TASK DETAILS –
Begin at the first line below and copy each line exactly, ending with the line where "template <int C, int W, int WKV, int TS, int" appears.

Stored data:
● ● ● ● ● ● ●

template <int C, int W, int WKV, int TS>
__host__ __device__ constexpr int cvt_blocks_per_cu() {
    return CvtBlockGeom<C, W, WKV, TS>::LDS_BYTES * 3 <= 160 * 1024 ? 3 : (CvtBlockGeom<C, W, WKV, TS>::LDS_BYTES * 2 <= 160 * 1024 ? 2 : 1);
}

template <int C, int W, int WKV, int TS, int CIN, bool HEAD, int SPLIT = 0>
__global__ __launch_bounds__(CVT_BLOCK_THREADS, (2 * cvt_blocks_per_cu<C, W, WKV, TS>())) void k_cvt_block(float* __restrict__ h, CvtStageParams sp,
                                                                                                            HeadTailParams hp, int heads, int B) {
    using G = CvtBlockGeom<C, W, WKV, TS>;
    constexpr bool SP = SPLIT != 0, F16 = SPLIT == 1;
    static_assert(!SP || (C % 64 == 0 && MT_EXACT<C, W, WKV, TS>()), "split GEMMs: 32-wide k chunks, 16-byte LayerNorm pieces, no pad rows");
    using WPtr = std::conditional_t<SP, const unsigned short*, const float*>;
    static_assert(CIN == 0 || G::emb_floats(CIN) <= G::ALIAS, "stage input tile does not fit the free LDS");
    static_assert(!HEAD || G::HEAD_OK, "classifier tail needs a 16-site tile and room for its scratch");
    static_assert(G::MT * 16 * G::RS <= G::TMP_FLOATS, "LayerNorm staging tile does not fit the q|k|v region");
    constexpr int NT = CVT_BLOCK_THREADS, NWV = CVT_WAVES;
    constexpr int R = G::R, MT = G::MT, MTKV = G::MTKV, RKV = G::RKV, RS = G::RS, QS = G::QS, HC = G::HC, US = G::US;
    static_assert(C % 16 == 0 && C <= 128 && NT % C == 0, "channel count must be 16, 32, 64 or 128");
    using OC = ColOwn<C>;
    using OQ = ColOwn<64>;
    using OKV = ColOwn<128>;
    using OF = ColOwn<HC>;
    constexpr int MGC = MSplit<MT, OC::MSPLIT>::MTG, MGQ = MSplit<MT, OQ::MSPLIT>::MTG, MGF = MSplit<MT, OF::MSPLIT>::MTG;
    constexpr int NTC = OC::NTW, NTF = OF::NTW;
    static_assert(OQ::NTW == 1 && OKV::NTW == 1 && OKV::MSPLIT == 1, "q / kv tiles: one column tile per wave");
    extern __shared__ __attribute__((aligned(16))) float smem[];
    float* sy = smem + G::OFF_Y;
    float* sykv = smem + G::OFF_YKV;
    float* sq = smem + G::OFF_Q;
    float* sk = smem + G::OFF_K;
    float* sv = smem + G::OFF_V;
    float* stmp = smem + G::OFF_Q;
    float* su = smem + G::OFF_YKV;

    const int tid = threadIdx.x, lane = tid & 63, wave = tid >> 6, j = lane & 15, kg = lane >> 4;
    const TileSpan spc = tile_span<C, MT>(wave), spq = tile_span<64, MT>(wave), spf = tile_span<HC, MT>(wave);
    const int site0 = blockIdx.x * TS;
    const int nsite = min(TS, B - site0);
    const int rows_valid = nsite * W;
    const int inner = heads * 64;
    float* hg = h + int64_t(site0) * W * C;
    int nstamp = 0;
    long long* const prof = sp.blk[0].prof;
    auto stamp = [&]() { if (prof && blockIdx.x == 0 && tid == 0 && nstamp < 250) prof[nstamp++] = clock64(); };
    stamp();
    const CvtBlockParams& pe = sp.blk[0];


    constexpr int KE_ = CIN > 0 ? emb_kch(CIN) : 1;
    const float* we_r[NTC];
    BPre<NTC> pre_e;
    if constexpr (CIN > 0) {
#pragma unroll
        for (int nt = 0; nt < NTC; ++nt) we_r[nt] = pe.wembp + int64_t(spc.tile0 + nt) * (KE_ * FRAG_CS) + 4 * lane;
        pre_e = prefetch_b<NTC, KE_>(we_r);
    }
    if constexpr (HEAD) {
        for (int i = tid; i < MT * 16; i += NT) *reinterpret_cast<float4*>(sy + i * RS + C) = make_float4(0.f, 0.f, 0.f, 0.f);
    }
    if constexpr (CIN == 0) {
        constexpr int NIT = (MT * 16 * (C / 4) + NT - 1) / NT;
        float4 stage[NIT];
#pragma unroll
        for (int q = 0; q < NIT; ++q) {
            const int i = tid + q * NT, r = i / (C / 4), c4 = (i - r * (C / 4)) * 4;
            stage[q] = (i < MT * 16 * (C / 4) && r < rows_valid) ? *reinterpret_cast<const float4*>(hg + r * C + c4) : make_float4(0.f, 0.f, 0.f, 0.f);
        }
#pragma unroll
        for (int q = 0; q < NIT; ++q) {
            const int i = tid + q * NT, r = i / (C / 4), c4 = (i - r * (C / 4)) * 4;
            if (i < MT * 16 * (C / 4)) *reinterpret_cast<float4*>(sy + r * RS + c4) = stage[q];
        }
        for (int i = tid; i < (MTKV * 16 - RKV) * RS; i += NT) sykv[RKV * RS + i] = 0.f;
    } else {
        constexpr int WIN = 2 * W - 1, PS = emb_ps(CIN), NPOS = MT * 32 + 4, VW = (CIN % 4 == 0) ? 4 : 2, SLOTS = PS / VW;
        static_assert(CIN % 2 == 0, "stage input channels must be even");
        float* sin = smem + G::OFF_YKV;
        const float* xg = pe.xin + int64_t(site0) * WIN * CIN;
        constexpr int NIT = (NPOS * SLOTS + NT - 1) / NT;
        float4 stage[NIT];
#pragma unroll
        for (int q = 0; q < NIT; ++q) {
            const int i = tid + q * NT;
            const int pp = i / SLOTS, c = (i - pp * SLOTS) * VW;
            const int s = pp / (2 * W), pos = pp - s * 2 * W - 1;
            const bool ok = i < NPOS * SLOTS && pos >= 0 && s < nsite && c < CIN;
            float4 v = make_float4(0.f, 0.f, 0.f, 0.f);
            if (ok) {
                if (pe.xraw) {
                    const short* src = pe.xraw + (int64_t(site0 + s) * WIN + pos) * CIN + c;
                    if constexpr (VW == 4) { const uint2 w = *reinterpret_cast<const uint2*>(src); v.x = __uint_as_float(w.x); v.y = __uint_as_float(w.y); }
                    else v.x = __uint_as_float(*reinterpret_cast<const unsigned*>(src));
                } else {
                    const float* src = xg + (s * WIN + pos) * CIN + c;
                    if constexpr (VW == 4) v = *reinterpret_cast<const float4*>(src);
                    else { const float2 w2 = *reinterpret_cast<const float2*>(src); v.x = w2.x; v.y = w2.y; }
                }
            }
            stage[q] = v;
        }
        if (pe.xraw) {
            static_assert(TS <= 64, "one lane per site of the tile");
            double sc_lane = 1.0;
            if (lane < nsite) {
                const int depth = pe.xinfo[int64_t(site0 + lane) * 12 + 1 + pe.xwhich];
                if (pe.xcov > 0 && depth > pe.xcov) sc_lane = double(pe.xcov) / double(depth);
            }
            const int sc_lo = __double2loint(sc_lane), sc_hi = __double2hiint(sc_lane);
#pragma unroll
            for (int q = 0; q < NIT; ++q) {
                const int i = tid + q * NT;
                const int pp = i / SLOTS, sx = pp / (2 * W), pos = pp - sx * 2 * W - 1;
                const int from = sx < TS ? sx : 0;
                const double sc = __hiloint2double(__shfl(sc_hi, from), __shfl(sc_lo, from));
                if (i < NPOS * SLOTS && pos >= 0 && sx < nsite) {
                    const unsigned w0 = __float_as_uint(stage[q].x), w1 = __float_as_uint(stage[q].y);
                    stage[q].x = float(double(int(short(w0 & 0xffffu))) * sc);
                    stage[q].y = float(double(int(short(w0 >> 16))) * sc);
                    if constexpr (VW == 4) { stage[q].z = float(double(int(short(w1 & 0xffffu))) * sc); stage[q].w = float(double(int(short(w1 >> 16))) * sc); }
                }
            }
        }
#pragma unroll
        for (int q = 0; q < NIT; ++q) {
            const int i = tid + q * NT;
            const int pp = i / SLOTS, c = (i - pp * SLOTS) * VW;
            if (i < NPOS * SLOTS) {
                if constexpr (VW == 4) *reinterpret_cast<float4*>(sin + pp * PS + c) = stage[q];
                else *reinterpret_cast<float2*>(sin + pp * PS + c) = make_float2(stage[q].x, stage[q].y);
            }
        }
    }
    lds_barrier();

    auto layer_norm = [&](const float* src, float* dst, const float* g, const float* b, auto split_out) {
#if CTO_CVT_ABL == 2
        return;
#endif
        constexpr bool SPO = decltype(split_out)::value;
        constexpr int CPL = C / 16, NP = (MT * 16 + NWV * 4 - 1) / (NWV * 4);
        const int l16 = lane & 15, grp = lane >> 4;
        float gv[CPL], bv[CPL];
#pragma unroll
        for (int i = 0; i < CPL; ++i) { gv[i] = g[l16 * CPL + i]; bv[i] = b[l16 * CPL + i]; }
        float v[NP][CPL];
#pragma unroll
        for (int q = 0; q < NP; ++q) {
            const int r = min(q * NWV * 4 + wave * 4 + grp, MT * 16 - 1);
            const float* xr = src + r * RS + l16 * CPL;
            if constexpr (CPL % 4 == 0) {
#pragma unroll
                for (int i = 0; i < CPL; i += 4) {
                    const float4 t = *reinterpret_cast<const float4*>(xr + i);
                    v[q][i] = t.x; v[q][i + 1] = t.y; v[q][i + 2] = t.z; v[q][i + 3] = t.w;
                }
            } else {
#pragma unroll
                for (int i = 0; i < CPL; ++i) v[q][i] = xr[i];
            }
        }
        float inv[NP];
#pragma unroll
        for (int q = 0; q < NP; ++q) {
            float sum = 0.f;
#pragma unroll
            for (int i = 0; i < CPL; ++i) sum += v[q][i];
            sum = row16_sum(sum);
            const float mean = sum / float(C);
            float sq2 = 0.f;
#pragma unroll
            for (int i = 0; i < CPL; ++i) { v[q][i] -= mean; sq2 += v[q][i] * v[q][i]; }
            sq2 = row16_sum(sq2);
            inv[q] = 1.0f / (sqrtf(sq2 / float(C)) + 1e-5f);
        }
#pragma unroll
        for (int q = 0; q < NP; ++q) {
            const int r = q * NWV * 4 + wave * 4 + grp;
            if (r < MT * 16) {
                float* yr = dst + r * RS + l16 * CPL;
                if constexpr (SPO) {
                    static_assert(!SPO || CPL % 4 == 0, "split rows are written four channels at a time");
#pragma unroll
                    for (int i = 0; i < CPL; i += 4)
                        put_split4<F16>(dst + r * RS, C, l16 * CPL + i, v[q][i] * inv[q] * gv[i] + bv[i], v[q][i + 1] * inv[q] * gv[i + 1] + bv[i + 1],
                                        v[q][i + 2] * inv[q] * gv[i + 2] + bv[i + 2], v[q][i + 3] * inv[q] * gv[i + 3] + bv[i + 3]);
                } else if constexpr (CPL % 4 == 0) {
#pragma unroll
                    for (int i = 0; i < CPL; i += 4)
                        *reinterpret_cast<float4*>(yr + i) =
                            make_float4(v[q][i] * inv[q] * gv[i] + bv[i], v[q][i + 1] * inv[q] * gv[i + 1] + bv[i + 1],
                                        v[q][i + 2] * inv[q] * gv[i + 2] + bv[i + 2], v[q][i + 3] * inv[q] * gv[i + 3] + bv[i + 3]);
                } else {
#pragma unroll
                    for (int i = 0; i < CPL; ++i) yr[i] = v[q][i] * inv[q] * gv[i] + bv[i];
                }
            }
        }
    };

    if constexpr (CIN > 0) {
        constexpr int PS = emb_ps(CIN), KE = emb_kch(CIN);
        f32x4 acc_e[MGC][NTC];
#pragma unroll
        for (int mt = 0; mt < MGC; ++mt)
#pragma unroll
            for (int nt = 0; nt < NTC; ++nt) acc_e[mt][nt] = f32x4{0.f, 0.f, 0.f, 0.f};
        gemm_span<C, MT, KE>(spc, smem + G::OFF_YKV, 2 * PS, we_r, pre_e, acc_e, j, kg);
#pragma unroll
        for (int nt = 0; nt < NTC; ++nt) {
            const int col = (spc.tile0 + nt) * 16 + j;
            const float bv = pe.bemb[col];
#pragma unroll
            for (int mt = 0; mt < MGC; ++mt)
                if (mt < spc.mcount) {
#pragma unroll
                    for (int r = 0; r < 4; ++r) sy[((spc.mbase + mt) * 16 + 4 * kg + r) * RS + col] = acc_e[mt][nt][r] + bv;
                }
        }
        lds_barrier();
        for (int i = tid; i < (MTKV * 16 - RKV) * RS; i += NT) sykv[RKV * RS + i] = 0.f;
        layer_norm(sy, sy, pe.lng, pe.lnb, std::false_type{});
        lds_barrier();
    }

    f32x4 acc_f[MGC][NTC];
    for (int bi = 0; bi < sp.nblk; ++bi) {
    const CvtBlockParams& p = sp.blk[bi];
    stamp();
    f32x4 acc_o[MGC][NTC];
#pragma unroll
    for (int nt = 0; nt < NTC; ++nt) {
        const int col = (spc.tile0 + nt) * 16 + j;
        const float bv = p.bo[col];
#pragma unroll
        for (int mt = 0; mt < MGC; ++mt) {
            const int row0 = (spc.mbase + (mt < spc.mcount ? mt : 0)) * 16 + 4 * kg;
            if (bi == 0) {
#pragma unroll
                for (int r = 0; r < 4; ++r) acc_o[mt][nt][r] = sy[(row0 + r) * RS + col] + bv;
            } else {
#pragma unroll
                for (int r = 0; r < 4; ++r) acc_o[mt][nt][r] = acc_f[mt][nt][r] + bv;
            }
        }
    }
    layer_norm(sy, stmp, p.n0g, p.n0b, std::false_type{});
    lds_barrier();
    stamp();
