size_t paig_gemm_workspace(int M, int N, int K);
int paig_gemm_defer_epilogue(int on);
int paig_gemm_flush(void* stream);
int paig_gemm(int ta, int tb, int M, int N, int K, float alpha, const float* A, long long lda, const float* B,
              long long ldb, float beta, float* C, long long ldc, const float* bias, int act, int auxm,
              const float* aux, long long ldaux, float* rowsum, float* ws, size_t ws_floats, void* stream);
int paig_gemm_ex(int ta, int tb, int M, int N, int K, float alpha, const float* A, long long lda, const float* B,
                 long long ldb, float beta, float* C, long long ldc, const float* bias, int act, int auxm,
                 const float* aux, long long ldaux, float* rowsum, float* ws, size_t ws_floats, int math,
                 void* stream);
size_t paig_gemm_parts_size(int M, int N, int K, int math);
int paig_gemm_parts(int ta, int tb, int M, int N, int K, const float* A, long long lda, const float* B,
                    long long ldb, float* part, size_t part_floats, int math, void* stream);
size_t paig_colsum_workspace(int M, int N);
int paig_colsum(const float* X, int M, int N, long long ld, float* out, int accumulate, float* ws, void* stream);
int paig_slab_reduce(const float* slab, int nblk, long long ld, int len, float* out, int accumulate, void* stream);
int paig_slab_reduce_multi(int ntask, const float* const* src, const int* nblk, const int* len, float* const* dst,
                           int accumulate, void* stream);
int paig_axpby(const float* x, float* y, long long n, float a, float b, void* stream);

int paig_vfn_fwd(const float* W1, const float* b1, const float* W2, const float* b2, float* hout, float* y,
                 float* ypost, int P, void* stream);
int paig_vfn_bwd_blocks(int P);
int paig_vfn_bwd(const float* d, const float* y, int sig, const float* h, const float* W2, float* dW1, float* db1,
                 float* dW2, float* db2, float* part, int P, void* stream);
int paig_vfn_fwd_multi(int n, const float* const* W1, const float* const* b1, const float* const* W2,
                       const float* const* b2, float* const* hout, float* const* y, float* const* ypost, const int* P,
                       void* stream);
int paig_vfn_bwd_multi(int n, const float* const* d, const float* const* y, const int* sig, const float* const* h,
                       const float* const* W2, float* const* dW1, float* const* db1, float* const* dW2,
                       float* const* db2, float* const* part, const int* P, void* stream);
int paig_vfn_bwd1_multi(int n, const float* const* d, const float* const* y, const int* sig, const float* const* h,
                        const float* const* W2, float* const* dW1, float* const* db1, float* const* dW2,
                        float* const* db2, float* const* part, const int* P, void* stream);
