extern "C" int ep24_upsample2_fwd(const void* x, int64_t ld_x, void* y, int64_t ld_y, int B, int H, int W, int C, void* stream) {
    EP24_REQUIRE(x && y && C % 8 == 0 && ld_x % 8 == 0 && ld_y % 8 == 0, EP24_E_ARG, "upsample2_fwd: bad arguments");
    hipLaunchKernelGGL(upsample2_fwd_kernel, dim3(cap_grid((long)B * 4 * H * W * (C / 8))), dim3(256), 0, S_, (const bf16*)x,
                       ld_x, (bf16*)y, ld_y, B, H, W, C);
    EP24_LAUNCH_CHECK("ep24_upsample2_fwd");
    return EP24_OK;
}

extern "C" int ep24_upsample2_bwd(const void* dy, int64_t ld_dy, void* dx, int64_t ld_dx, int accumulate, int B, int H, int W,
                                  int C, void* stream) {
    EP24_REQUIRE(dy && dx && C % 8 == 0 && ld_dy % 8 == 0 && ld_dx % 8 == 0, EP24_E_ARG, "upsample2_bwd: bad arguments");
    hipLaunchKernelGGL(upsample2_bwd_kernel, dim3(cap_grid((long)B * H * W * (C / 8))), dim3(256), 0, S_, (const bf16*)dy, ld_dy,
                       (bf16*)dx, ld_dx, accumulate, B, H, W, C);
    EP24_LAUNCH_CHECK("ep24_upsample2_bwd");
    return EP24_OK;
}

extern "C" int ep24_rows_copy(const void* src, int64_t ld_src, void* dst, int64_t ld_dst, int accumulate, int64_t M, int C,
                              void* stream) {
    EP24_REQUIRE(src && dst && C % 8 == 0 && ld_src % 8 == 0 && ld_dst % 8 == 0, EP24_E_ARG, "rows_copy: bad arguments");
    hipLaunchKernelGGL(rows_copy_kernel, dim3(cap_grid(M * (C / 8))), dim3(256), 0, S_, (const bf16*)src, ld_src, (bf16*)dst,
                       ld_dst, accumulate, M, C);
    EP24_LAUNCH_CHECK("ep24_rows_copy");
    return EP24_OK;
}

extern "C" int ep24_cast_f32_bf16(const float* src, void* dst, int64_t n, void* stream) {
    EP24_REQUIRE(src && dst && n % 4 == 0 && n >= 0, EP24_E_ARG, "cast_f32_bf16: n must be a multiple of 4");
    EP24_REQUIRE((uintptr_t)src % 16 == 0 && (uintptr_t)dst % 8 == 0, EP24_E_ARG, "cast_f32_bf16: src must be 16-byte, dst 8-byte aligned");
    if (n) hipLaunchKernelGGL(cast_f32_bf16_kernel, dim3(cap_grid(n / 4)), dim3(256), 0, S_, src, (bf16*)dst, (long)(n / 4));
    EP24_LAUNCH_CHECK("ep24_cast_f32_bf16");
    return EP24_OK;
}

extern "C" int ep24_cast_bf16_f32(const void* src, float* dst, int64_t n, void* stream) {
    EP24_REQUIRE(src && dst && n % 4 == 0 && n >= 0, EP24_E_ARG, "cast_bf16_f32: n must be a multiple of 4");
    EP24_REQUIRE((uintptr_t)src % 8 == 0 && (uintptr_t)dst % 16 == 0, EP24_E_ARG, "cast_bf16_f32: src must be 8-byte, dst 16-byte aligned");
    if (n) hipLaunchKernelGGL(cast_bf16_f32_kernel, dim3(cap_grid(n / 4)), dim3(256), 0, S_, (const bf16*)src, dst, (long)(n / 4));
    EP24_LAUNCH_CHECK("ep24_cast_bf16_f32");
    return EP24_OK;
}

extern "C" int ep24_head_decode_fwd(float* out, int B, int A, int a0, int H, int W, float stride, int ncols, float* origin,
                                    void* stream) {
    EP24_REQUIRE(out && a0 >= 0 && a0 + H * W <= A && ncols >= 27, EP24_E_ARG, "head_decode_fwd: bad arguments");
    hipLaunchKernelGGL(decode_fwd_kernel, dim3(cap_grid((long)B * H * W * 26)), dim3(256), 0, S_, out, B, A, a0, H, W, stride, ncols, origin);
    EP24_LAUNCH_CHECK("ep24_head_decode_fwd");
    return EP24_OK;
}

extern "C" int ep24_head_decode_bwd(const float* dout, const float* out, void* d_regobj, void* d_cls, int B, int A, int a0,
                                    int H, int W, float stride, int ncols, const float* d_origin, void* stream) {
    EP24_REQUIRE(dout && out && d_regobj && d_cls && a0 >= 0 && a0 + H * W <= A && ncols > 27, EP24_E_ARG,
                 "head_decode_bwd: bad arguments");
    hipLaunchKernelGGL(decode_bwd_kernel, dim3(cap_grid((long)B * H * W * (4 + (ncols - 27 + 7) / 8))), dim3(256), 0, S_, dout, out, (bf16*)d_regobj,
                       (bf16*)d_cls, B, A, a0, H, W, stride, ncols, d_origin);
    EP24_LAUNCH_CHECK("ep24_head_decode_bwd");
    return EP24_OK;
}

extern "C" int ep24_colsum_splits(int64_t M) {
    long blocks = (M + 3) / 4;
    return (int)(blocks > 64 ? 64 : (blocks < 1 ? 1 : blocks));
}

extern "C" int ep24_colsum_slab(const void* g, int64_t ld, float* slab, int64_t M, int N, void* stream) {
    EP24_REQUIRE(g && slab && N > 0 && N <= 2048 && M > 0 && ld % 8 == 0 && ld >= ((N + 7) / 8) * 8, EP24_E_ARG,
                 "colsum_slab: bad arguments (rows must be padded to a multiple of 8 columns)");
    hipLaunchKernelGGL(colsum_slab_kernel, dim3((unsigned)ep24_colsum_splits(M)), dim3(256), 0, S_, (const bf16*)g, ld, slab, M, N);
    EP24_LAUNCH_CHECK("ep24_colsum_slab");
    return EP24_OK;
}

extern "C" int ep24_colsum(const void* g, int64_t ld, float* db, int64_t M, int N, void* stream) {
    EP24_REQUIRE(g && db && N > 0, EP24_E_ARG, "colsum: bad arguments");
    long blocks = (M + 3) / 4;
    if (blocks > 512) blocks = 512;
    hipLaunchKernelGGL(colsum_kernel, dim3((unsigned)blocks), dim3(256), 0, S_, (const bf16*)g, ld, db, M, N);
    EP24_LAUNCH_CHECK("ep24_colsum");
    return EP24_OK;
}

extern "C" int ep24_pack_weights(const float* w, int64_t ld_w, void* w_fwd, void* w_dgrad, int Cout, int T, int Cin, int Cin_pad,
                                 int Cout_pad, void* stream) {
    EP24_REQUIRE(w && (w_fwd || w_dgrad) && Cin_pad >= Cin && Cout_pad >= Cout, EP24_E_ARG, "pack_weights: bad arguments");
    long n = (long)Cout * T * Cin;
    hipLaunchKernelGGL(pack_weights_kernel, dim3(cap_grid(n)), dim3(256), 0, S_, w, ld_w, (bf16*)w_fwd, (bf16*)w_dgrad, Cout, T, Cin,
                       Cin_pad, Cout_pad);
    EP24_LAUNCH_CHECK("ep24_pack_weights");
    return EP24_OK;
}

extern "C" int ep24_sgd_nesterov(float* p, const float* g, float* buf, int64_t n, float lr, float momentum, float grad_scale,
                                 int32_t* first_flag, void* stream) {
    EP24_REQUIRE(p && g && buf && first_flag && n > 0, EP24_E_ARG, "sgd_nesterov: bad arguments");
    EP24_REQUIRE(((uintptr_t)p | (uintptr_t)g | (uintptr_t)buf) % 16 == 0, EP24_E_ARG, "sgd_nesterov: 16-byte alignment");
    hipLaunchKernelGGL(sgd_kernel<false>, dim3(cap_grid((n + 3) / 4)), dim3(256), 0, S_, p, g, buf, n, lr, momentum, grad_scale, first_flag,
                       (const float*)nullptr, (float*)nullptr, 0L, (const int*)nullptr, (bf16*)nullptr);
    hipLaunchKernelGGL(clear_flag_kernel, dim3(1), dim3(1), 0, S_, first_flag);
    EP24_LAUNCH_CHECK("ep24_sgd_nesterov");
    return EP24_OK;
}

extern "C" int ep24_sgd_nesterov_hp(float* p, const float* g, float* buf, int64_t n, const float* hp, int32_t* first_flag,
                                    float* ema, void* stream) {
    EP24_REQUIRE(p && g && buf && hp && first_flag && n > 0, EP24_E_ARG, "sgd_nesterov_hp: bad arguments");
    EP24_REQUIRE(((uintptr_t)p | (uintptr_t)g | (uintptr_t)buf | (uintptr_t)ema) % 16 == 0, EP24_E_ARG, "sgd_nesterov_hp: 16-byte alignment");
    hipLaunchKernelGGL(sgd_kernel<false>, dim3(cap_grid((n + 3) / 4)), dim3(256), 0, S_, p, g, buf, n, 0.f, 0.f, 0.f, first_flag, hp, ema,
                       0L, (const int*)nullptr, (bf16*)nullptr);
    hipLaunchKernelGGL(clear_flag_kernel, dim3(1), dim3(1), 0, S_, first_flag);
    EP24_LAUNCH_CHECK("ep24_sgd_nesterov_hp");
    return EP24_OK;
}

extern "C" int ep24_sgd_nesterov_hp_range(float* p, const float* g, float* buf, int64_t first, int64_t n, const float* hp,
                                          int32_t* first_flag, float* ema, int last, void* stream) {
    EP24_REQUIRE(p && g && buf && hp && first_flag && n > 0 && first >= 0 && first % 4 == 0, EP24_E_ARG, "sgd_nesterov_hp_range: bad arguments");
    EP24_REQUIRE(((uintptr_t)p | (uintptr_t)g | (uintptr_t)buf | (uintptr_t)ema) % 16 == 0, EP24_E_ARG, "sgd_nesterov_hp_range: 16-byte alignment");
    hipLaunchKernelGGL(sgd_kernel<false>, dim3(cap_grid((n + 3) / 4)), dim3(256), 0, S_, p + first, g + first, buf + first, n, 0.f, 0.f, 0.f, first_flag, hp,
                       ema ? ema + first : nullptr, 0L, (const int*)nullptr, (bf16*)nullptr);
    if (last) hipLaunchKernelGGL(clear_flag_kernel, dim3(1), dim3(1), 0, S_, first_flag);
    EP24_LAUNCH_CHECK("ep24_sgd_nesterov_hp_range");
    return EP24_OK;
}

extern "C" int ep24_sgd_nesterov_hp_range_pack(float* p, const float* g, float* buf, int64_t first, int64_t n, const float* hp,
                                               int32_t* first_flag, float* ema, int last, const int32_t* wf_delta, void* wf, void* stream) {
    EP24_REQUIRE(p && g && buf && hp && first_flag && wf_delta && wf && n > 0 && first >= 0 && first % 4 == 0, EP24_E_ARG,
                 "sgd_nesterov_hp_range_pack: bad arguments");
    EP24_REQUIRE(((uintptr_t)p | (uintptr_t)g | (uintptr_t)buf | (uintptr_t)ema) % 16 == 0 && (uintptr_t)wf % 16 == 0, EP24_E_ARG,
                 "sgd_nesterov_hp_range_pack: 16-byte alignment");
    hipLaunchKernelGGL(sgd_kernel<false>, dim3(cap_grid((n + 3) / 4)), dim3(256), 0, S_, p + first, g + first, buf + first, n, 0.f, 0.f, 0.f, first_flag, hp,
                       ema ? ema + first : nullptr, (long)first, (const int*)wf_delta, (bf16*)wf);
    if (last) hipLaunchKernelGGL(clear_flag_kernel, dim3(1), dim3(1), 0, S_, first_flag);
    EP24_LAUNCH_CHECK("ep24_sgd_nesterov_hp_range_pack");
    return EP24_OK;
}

● ● ● ● ● ● ●

OUTPUT FOR THIS TASK –
template <int C, int W, int WKV, int TS>
__host__ __device__ constexpr int cvt_blocks_per_cu() {
    return CvtBlockGeom<C, W, WKV, TS>::LDS_BYTES * 3 <= 160 * 1024 ? 3 : (CvtBlockGeom<C, W, WKV, TS>::LDS_BYTES * 2 <= 160 * 1024 ? 2 : 1);
}

template <int C, int W, int WKV, int TS, int CIN, bool HEAD, int SPLIT = 0>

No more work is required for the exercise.